Philosophy & Vision
GitHub RepositoryAutolang is a scripting language designed for AI to write code safely, quickly, and at low cost while reusing existing functions.
1. Why Autolang Exists
In the era of AI Agents, an issue has become increasingly apparent: the vast majority of current tools are designed for humans, not for AI.
This creates a paradox. Humans require flexible, feature-rich environments where they can do anything. But AI Agents do not need all that power. When we let AI directly use tools like Python, JavaScript, or other general-purpose runtimes, we hand it an ecosystem that is far too broad: the ability to read, write, and delete files, make network calls, manipulate the system, and perform unintended actions. That flexibility is excellent for humans, but it represents a real risk for AI.
To mitigate this risk, developers typically apply language restrictions, permission blocking, sandboxing, or environment isolation via virtualization. However, these methods all share common weaknesses: they are complex, hard to fully control, and strong isolation comes at the heavy cost of system resources — specifically RAM, CPU, and operational overhead.

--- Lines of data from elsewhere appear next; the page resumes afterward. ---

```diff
+            pos = make_double2((double)(gx * ratio), (double)(gy * ratio));
+        }
+        s_off[tid] = ok ? psfm_track_offset(pl, off, id, b, l) : 0;
+    }
+    __syncthreads();
+    const int span = s_span;
+    for (int k0 = 0; k0 < span; k0 += TK) {
+        if (tid < TJ) {
+            const int q0 = (k0 + TK) >> 2;
+#pragma unroll
+            for (int h = 0; h < 2; ++h) {
+#pragma unroll
+                for (int k = h * (TK / 2); k < (h + 1) * (TK / 2); ++k) {
+                    const int t = k0 + k - ph;
+                    tile[tid][k] = pos;
+                    const float4 v = r[k >> 1];
+                    const float fx = (k & 1) ? v.z : v.x, fy = (k & 1) ? v.w : v.y;
+                    if (t >= 0 && t < l - 1) { pos.x = pos.x + (double)fx; pos.y = pos.y + (double)fy; }
+                }
+                if (k0 + TK < span) {
+#pragma unroll
+                    for (int i = h * (GD_QUADS / 2); i < (h + 1) * (GD_QUADS / 2); ++i) {
+                        const bool in = q0 + i <= last_q;
+                        r[2 * i] = in ? src[(int64_t)(q0 + i) * cap * 2] : make_float4(0.f, 0.f, 0.f, 0.f);
+                        r[2 * i + 1] = in ? src[(int64_t)(q0 + i) * cap * 2 + 1] : make_float4(0.f, 0.f, 0.f, 0.f);
+                    }
+                }
+            }
+        }
         __syncthreads();
-        if (k0 + TILE_K < maxlen) {
-#pragma unroll
-            for (int u = 0; u < NLD; ++u) {
-                const int t = k0 + TILE_K + q + u * (PSFM_BLOCK / TILE_J);
-                r[u] = (t < lj) ? dlog[(int64_t)(bj + t - 1) * cap + col] : make_float2(0.f, 0.f);
-            }
-        }
-        if (tid < TILE_J) {
-            double2 pos = s_pos[tid];
-            const int l = s_len[tid];
-            float2 f[TILE_K];
-#pragma unroll
-            for (int k = 0; k < TILE_K; ++k) f[k] = dtile[tid][k];
-#pragma unroll
-            for (int k = 0; k < TILE_K; ++k) {
-                const int t = k0 + k;
-                if (t >= 1 && t < l) { pos.x = pos.x + (double)f[k].x; pos.y = pos.y + (double)f[k].y; }
-                tile[tid][k] = pos;
-            }
-            s_pos[tid] = pos;
-        }
-        __syncthreads();
-        const int kk = tid & (TILE_K - 1);
-        for (int jj = tid / TILE_K; jj < TILE_J; jj += PSFM_BLOCK / TILE_K) {
-            const int t = k0 + kk;
-            if (t < s_len[jj]) out[s_off[jj] + t] = tile[jj][kk];
+        const int kk = tid & (TK - 1);
+        for (int jj = tid / TK; jj < TJ; jj += PSFM_BLOCK / TK) {
+            const int t = k0 + kk - s_ph[jj];
+            if (t >= 0 && t < s_len[jj]) out[s_off[jj] + t] = tile[jj][kk];
         }
         __syncthreads();
     }
diff --git a/particle-sfm_amd/csrc/psfm_persist.hip b/particle-sfm_amd/csrc/psfm_persist.hip
--- a/particle-sfm_amd/csrc/psfm_persist.hip
+++ b/particle-sfm_amd/csrc/psfm_persist.hip
@@ -196,9 +196,9 @@
 __global__ __launch_bounds__(PP_BLOCK) PP_WAVES void psfm_chain_persist_kernel(PsfmPersistArgs a)
 {
     __shared__ int s_births[PP_NW], s_adopt[PP_NW], s_pend[PP_NW];
-    __shared__ int s_new_g[PP_BLOCK];
-    __shared__ int s_ad_tid[PP_BLOCK];
-    __shared__ int s_pend_tid[PP_BLOCK];
+    __shared__ uint8_t s_new_g[PP_BLOCK];
+    __shared__ uint8_t s_ad_tid[PP_BLOCK];
+    __shared__ uint8_t s_pend_tid[PP_BLOCK];
     __shared__ double2 s_xp[PP_BLOCK];
     __shared__ int s_xg[PP_BLOCK];
     __shared__ int s_xf[PP_BLOCK];
@@ -209,7 +209,10 @@
     __shared__ double2 s_gp[PP_GUESTS];
     __shared__ int s_gbf[PP_GUESTS];
     __shared__ int s_ggi[PP_GUESTS];
-    __shared__ int s_glive[PP_GUESTS], s_gfree[PP_GUESTS], s_nglive, s_ngfree;
+    __shared__ uint8_t s_glive[PP_GUESTS], s_gfree[PP_GUESTS];
+    __shared__ int s_nglive, s_ngfree;
+    __shared__ float2 s_stage[4][PP_BLOCK + PP_GUESTS];
+    __shared__ unsigned s_stflag[PP_BLOCK + PP_GUESTS];
 
     int tid = threadIdx.x;
     int L = psfm_vblock(a) * PP_BLOCK + tid;
@@ -228,7 +231,8 @@
         s_npts[tid] = 1;
     }
     s_xf[tid] = 0;
-    if (tid < PP_GUESTS) s_gbf[tid] = -1;
+    s_stflag[tid] = 0u;
+    if (tid < PP_GUESTS) { s_gbf[tid] = -1; s_stflag[PP_BLOCK + tid] = 0u; }
     if (tid == 0) { s_rec_cnt = 0; s_alive_any[0] = 0; s_alive_any[1] = 0; s_done = 0; }
     int fc_next = 0;
     if (a.fc) {
@@ -242,6 +246,27 @@
         __syncthreads();
         if (!s_ok) return;
     }
+
+    auto flush_quad = [&](int sc, int col, int quad) {
+        const unsigned m = s_stflag[sc];
+        if (m == 0u) return;
+        s_stflag[sc] = 0u;
+        if (!PP_CHK(col, a.cap, 1)) return;
+        float2* dst = a.dlog + ((size_t)quad * a.cap + col) * 4;
+        if (m == 0x01010101u) {
+            const float2 f0 = s_stage[0][sc], f1 = s_stage[1][sc], f2 = s_stage[2][sc], f3 = s_stage[3][sc];
+            ((float4*)dst)[0] = make_float4(f0.x, f0.y, f1.x, f1.y);
+            ((float4*)dst)[1] = make_float4(f2.x, f2.y, f3.x, f3.y);
+        } else {
+#pragma unroll
+            for (int k = 0; k < 4; ++k)
+                if ((m >> (8 * k)) & 1u) dst[k] = s_stage[k][sc];
+        }
+    };
+    auto flush_mine = [&](int quad) {
+        flush_quad(tid, L, quad);
+        if (tid < PP_GUESTS) flush_quad(PP_BLOCK + tid, a.cap_main + blockIdx.x * PP_GUESTS + tid, quad);
+    };
 
     for (int t = 0; t < a.n_flows; ++t) {
         asm volatile("" : "+v"(tid));
@@ -251,21 +276,21 @@
         v.flow = a.flows + (size_t)t * P; v.occ = a.occ + (size_t)t * a.occ_pitch;
         v.H = a.H; v.W = a.W; v.cw = a.cw; v.ch = a.ch; v.rcw = a.rcw; v.rch = a.rch; v.ratio = a.ratio; v.GW = a.GW; v.GH = a.GH; v.rdiv = a.rdiv;
         v.blocked_cur = a.maps + (size_t)(t % 3) * a.G; v.stamp_cur = 1;
-        float2* dlog_t = a.dlog + (size_t)t * a.cap;
         const int cur = t & 1, prev = cur ^ 1;
+        auto stage = [&](int sc, float2 f) { s_stage[t & 3][sc] = f; ((uint8_t*)s_stflag)[sc * 4 + (t & 3)] = 1; };
 
         PP_TL(0);
         const bool live = bf >= 0;
         bool any_alive = false;
         int npts = 0;
-        auto own_step = [&](const PsfmFrameView& vs, float2* slab, int s, const PsfmStepLoads& ld, bool mine, bool& alive_any) {
+        auto own_step = [&](const PsfmFrameView& vs, int s, const PsfmStepLoads& ld, bool mine, bool& alive_any) {
             PsfmStep s1;
             s1.alive = true;
             if (mine) s1 = psfm_step_finish(vs, p, ld);
             const int slot1 = psfm_record_slot(&s_rec_cnt, !s1.alive);
             if (mine) {
                 if (s1.alive) {
-                    if (PP_CHK(L, a.cap, 1)) slab[L] = s1.flow;
+                    stage(tid, s1.flow);
                     psfm_block_grid<R, PP_COH_MARKS>(vs, (int)s1.next.x, (int)s1.next.y);
                     p = s1.next;
                     alive_any = true;
@@ -278,8 +303,9 @@
             }
         };
         PsfmStepLoads l1 = psfm_step_issue(v, p);
-
-        auto do_E = [&]() { own_step(v, dlog_t, t, l1, live, any_alive); };
+        if ((t & 3) == 0 && t > 0) flush_mine((t >> 2) - 1);
+
+        auto do_E = [&]() { own_step(v, t, l1, live, any_alive); };
         const bool e_first = wave < PP_PRE_WAVES;
         if (e_first) do_E();
 
@@ -338,16 +364,16 @@
         const bool pend = (bf == PP_PEND) & !live;
         const unsigned long long bm = __ballot(birth), am = __ballot(adopted), pm = __ballot(pend);
         if (lane == 0) { s_births[wave] = __popcll(bm); s_adopt[wave] = __popcll(am); s_pend[wave] = __popcll(pm); }
-        if (birth) s_new_g[wave * PSFM_WAVE + psfm_rank_in(bm)] = L;
-        if (adopted) s_ad_tid[wave * PSFM_WAVE + psfm_rank_in(am)] = tid;
-        if (pend) s_pend_tid[wave * PSFM_WAVE + psfm_rank_in(pm)] = tid;
+        if (birth) s_new_g[wave * PSFM_WAVE + psfm_rank_in(bm)] = (uint8_t)tid;
+        if (adopted) s_ad_tid[wave * PSFM_WAVE + psfm_rank_in(am)] = (uint8_t)tid;
+        if (pend) s_pend_tid[wave * PSFM_WAVE + psfm_rank_in(pm)] = (uint8_t)tid;
         if (wave == 0) {
             const int gb = tid < PP_GUESTS ? s_gbf[tid] : -1;
             const bool gl = gb >= 0, gf = (tid < PP_GUESTS) & (gb < 0);
             const unsigned long long glm = __ballot(gl), gfm = __ballot(gf);
             if (lane == 0) { s_nglive = __popcll(glm); s_ngfree = __popcll(gfm); }
-            if (gl) s_glive[psfm_rank_in(glm)] = tid;
-            if (gf) s_gfree[psfm_rank_in(gfm)] = tid;
+            if (gl) s_glive[psfm_rank_in(glm)] = (uint8_t)tid;
+            if (gf) s_gfree[psfm_rank_in(gfm)] = (uint8_t)tid;
         }
         __syncthreads();
 
@@ -372,7 +398,7 @@
 #pragma unroll
                 for (int w = 0; w < PP_NW; ++w) {
                     const int c = s_births[w], pc = s_pend[w];
-                    if (k >= before && k < before + c) e.ex = s_new_g[w * PSFM_WAVE + (k - before)];
+                    if (k >= before && k < before + c) e.ex = psfm_vblock(a) * PP_BLOCK + s_new_g[w * PSFM_WAVE + (k - before)];
                     if (k >= pb && k < pb + pc) e.host = s_pend_tid[w * PSFM_WAVE + (k - pb)];
                     before += c; pb += pc;
                 }
@@ -505,7 +531,9 @@
                     const PsfmStep s2 = psfm_step_finish(v, q, l2);
                     if (e.kind == 1) ++npts;
                     if (s2.alive) {
-                        if (PP_CHK(col, a.cap, 3)) dlog_t[col] = s2.flow;
+                        const int sc = e.kind == 1 ? (k < matched ? e.host : gs >= 0 ? PP_BLOCK + gs : -1) : e.kind == 2 ? e.ex : PP_BLOCK + e.ex;
+                        if (sc >= 0) stage(sc, s2.flow);
+                        else if (PP_CHK(col, a.cap, 3)) a.dlog[((size_t)(t >> 2) * a.cap + col) * 4 + (t & 3)] = s2.flow;
                         psfm_block_grid<R, PP_COH_MARKS>(v, (int)s2.next.x, (int)s2.next.y);
                         any_alive = true;
                         ++npts;
@@ -582,6 +610,7 @@
 #endif
     }
 
+    if (a.n_flows > 0) flush_mine((a.n_flows - 1) >> 2);
     const int lane = tid & (PSFM_WAVE - 1), wave = tid / PSFM_WAVE;
     {
         const bool alive = bf >= 0;
```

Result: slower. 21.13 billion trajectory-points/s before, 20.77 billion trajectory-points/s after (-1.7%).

Autolang was born to solve this exact problem.
Autolang is not meant to replace Python or JavaScript. It is an orchestration layer that sits on top of or alongside those languages, allowing you to wrap existing functions from Python, JavaScript, C++, and other ecosystems into a unified, safe, and controlled execution environment.
Autolang does not require rewriting tools that already work. Instead, you wrap existing functions — from npm, C++, or any other ecosystem — and expose them to the AI through Autolang bindings. The AI calls only what you register. Nothing else is accessible.
In other words, Autolang doesn't try to be a language that can do everything. Autolang acts as a manager.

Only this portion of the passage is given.